Exercise aim:
From the data below, copy exactly the lines that lie between the one holding "1ull) & 7ull));" and the one holding "(uint32_t)(n0a >> 1);", including both, and nothing more.

Data for review:
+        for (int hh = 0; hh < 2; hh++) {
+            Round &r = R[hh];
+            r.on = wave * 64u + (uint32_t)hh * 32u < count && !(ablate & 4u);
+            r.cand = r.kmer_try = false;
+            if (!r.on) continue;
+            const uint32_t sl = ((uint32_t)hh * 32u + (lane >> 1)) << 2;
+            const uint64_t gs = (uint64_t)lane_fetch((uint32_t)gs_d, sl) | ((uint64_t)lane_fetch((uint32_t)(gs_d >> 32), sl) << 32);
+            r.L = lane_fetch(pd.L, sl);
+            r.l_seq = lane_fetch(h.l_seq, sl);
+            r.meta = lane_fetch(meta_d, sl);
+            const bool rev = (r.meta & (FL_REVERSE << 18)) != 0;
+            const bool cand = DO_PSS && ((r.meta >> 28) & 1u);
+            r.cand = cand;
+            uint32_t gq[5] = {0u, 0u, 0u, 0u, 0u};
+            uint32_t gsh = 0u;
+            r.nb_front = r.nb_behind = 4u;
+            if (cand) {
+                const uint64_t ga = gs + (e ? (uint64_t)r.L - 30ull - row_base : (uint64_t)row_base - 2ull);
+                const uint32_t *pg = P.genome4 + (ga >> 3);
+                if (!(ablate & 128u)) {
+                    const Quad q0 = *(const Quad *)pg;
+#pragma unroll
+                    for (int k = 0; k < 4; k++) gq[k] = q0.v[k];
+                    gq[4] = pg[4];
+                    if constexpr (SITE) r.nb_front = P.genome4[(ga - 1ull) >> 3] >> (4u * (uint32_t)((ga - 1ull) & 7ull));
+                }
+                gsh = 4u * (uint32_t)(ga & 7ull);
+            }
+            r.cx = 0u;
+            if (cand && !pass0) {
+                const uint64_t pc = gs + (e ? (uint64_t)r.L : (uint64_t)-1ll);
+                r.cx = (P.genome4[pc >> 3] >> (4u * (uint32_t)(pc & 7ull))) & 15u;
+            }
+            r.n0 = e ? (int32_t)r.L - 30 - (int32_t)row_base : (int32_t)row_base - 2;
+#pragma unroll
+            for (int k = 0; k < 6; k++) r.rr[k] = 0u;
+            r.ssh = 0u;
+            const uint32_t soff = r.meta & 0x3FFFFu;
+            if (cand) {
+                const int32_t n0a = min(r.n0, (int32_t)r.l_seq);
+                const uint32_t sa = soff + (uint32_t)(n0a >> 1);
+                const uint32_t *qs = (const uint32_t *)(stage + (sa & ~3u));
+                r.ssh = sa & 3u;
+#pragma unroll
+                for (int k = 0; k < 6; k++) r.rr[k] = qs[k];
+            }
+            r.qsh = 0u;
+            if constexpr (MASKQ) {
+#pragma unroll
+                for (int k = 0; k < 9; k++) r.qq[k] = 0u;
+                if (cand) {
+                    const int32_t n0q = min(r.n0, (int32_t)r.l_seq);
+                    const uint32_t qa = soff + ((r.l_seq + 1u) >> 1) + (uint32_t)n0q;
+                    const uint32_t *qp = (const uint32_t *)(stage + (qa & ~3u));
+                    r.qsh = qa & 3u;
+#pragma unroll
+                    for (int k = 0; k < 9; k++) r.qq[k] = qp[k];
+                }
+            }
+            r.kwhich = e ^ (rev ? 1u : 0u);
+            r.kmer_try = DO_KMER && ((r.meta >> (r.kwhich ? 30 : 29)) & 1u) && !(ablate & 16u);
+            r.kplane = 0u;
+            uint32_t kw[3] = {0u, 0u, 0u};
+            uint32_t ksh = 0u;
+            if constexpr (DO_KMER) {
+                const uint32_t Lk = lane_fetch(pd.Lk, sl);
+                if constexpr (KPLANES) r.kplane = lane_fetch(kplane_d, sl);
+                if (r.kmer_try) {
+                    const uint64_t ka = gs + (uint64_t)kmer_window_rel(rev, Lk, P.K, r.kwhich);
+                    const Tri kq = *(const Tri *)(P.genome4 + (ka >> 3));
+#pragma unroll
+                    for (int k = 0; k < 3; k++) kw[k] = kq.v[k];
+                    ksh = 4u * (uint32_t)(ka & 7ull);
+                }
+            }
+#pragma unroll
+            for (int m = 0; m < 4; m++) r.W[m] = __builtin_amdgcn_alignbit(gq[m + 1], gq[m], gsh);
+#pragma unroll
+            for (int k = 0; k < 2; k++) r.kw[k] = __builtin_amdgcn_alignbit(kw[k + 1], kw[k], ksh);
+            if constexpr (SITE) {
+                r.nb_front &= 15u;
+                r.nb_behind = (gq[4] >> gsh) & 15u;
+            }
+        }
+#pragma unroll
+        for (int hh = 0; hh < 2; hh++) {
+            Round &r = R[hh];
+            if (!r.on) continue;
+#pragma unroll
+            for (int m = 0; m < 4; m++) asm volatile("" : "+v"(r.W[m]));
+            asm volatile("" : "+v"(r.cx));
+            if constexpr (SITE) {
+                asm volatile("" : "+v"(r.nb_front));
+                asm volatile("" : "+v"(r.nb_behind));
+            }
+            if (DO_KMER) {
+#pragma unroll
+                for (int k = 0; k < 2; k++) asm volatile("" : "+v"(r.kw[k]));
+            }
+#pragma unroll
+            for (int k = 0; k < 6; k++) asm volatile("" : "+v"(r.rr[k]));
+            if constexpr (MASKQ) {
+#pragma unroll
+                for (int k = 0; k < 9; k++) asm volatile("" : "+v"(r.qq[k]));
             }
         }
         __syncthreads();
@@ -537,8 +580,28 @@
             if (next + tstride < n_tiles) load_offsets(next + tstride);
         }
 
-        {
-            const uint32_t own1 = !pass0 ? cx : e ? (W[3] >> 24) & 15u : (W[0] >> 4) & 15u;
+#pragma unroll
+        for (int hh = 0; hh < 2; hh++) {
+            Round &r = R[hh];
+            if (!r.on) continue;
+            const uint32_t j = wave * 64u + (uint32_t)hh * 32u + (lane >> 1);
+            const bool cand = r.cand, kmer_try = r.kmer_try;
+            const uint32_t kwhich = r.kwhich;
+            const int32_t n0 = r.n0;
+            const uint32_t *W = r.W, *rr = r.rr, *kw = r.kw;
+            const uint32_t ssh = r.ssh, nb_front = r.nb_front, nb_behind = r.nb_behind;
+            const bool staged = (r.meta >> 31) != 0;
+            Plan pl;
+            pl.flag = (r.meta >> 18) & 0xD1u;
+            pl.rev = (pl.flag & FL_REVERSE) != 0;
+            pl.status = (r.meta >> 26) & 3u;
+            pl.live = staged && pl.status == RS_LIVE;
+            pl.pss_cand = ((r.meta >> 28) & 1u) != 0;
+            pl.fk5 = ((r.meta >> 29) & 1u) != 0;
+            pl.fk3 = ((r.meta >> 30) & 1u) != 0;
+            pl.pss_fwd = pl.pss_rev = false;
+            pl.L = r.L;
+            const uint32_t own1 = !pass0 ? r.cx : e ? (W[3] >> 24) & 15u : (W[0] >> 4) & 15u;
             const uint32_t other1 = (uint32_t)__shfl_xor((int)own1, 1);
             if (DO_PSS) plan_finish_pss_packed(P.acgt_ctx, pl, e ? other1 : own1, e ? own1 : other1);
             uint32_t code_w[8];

==

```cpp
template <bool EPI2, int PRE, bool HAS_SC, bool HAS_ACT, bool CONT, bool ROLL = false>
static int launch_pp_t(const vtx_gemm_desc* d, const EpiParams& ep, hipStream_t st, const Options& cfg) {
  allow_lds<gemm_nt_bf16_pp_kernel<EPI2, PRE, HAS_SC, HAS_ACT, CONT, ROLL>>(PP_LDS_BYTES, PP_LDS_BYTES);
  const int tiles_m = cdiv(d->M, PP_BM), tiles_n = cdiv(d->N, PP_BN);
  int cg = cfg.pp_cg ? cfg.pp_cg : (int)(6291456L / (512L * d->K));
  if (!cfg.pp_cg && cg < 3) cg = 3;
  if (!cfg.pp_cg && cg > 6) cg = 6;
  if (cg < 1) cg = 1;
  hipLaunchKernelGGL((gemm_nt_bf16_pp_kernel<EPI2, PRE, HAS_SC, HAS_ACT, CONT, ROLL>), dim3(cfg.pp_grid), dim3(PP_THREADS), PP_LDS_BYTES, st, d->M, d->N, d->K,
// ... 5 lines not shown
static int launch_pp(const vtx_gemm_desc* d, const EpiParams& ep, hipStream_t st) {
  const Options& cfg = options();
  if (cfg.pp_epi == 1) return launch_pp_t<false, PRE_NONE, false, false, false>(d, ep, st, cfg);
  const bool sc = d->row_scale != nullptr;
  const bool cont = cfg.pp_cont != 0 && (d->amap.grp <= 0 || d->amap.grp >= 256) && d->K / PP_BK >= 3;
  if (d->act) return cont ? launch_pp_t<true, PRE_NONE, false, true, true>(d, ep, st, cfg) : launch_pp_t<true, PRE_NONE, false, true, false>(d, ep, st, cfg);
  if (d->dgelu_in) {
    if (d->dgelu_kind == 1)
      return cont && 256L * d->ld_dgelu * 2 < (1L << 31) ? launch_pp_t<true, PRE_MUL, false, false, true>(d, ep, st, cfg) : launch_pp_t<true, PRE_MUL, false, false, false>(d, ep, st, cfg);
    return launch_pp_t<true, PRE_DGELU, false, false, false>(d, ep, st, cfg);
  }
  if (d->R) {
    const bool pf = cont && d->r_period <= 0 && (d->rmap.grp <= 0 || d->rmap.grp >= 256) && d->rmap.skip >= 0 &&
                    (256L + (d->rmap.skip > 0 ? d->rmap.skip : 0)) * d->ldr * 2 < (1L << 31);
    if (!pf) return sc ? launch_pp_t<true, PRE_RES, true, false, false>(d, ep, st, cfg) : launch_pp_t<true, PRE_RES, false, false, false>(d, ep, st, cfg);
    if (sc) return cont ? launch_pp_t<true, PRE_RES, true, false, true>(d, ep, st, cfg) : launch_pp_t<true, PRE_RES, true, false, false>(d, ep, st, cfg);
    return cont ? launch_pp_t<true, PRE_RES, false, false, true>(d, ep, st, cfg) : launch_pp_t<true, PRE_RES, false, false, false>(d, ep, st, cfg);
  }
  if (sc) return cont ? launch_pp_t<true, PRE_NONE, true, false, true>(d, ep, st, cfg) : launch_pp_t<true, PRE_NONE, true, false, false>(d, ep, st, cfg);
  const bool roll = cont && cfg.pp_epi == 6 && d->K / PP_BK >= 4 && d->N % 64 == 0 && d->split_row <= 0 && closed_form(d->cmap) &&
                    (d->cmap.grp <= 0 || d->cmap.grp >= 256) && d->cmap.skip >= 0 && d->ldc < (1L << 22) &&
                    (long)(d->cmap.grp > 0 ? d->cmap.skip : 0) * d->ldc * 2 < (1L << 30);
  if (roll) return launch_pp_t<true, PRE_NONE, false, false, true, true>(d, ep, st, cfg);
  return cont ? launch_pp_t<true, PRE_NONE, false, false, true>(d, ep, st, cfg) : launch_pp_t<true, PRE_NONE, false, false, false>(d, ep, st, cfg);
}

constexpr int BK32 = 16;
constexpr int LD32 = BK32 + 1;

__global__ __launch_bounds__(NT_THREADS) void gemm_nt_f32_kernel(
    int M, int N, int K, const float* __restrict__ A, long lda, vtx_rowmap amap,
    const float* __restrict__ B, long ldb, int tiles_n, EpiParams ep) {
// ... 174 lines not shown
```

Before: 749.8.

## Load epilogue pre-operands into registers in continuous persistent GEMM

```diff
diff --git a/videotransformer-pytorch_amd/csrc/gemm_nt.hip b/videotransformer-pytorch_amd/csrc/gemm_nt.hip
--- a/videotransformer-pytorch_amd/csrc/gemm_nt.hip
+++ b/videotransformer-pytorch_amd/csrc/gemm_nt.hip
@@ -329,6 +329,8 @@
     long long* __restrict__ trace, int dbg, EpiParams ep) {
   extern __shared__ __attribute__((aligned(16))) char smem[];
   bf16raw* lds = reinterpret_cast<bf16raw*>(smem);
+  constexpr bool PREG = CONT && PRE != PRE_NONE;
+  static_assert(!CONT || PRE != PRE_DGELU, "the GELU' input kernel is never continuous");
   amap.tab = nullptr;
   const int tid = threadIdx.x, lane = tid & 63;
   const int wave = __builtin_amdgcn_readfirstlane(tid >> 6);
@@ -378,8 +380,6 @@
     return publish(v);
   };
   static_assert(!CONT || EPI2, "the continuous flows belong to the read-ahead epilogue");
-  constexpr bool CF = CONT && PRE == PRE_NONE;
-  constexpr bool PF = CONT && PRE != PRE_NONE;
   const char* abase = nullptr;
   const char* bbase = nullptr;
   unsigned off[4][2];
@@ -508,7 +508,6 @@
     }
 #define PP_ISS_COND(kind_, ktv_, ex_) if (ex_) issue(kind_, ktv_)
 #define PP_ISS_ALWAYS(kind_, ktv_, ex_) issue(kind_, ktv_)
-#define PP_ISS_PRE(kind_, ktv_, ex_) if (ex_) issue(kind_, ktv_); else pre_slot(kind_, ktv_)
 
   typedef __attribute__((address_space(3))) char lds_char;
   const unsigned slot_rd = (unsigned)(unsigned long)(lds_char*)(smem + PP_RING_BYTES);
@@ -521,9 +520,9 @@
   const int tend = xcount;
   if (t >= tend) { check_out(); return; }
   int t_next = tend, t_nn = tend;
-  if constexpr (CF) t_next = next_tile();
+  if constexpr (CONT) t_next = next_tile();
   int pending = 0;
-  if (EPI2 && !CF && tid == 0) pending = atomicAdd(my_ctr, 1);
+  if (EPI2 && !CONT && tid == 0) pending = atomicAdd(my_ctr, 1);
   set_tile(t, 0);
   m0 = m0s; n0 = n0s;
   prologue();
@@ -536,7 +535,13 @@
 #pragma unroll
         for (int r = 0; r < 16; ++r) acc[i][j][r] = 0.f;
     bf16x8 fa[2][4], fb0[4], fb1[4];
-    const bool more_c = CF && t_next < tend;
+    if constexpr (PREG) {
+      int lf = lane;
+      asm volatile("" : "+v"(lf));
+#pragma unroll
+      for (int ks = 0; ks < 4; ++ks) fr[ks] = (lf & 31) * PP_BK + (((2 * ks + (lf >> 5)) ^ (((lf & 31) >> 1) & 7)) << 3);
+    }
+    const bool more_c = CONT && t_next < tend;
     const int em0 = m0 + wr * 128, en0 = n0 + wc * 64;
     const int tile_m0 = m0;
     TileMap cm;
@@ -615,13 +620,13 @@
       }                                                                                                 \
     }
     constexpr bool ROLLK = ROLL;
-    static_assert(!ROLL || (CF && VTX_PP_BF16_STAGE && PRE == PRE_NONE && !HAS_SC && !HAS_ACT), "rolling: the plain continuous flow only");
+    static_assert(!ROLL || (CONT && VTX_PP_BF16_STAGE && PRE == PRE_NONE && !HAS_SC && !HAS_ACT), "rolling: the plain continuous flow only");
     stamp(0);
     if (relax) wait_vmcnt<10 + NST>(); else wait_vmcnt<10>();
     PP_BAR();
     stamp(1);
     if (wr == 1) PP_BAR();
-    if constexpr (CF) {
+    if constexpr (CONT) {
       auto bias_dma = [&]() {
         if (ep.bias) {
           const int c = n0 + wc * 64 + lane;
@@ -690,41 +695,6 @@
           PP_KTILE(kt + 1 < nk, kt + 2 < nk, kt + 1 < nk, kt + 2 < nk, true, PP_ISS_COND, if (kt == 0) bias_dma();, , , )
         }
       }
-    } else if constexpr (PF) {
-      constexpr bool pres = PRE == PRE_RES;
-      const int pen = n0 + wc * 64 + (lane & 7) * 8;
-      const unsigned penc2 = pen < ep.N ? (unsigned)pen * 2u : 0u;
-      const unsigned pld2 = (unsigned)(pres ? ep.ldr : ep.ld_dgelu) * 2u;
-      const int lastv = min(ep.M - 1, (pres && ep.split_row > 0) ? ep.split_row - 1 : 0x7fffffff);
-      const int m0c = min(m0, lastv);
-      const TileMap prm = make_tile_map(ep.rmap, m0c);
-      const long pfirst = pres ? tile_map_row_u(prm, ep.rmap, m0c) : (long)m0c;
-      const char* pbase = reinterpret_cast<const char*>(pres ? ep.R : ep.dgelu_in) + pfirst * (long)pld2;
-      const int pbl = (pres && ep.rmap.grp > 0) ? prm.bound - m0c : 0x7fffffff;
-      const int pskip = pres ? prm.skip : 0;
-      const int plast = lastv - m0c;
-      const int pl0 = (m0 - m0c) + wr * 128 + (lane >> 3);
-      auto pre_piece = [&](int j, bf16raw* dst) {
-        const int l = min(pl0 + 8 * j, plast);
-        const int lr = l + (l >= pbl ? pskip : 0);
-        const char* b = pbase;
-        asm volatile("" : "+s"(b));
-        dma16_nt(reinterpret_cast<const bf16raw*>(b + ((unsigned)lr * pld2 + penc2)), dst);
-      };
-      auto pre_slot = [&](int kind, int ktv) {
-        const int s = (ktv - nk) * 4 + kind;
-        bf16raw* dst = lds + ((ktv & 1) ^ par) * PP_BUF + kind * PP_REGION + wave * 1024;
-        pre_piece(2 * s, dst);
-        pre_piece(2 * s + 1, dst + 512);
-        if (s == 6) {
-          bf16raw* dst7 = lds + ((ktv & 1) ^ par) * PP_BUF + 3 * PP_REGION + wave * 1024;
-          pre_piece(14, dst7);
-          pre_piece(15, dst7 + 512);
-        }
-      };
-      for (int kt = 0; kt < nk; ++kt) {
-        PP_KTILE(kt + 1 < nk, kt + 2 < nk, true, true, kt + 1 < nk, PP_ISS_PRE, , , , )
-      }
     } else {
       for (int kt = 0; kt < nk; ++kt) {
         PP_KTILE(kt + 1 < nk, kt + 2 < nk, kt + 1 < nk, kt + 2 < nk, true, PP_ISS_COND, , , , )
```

==

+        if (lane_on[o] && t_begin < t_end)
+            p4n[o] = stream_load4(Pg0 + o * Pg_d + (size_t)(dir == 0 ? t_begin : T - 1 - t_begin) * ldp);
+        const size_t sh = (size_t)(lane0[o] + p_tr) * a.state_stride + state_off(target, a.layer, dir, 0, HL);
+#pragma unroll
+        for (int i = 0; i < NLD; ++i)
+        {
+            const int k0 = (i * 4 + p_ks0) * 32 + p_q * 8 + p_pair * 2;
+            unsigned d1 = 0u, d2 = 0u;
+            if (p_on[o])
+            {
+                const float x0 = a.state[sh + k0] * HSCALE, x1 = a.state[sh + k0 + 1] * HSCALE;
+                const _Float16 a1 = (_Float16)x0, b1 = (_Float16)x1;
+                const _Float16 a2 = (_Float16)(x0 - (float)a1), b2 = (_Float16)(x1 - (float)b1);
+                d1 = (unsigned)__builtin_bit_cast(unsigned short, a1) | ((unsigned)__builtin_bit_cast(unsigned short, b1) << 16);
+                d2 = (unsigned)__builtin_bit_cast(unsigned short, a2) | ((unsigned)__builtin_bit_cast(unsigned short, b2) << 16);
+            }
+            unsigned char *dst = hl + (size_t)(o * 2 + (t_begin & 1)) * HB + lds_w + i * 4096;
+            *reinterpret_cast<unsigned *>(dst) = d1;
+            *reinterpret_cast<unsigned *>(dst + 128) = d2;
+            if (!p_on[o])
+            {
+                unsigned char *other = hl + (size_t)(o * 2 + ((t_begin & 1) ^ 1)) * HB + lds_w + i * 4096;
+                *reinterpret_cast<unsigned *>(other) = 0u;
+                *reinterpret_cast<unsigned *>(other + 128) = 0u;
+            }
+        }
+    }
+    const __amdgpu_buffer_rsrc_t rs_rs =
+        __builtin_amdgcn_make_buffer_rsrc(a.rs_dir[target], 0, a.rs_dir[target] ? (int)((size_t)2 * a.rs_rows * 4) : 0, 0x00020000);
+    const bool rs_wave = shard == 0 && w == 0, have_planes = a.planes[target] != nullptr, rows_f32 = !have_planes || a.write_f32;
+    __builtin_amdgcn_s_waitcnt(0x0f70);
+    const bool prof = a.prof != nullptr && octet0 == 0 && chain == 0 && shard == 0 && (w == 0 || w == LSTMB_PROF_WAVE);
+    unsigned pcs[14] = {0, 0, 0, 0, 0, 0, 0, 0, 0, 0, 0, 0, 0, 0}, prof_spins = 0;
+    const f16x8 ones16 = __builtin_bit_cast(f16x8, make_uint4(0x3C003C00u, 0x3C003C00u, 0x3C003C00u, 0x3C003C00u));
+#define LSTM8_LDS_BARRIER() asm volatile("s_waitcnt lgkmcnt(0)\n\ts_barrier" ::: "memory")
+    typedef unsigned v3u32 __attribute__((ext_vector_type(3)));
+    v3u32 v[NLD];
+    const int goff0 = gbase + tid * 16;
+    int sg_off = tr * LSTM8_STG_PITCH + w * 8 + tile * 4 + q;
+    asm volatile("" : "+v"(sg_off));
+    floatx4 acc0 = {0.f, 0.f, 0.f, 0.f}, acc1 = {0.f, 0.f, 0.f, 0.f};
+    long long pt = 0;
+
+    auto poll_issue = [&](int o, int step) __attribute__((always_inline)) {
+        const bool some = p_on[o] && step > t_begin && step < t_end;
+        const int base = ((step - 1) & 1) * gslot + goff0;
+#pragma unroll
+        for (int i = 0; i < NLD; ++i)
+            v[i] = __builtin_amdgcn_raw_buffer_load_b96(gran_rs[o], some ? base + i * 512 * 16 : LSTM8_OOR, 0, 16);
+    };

Written reply:
+                    if constexpr (SITE) r.nb_front = P.genome4[(ga - 1ull) >> 3] >> (4u * (uint32_t)((ga - 1ull) & 7ull));
+                }
+                gsh = 4u * (uint32_t)(ga & 7ull);
+            }
+            r.cx = 0u;
+            if (cand && !pass0) {
+                const uint64_t pc = gs + (e ? (uint64_t)r.L : (uint64_t)-1ll);
+                r.cx = (P.genome4[pc >> 3] >> (4u * (uint32_t)(pc & 7ull))) & 15u;
+            }
+            r.n0 = e ? (int32_t)r.L - 30 - (int32_t)row_base : (int32_t)row_base - 2;
+#pragma unroll
+            for (int k = 0; k < 6; k++) r.rr[k] = 0u;
+            r.ssh = 0u;
+            const uint32_t soff = r.meta & 0x3FFFFu;
+            if (cand) {
+                const int32_t n0a = min(r.n0, (int32_t)r.l_seq);
+                const uint32_t sa = soff + (uint32_t)(n0a >> 1);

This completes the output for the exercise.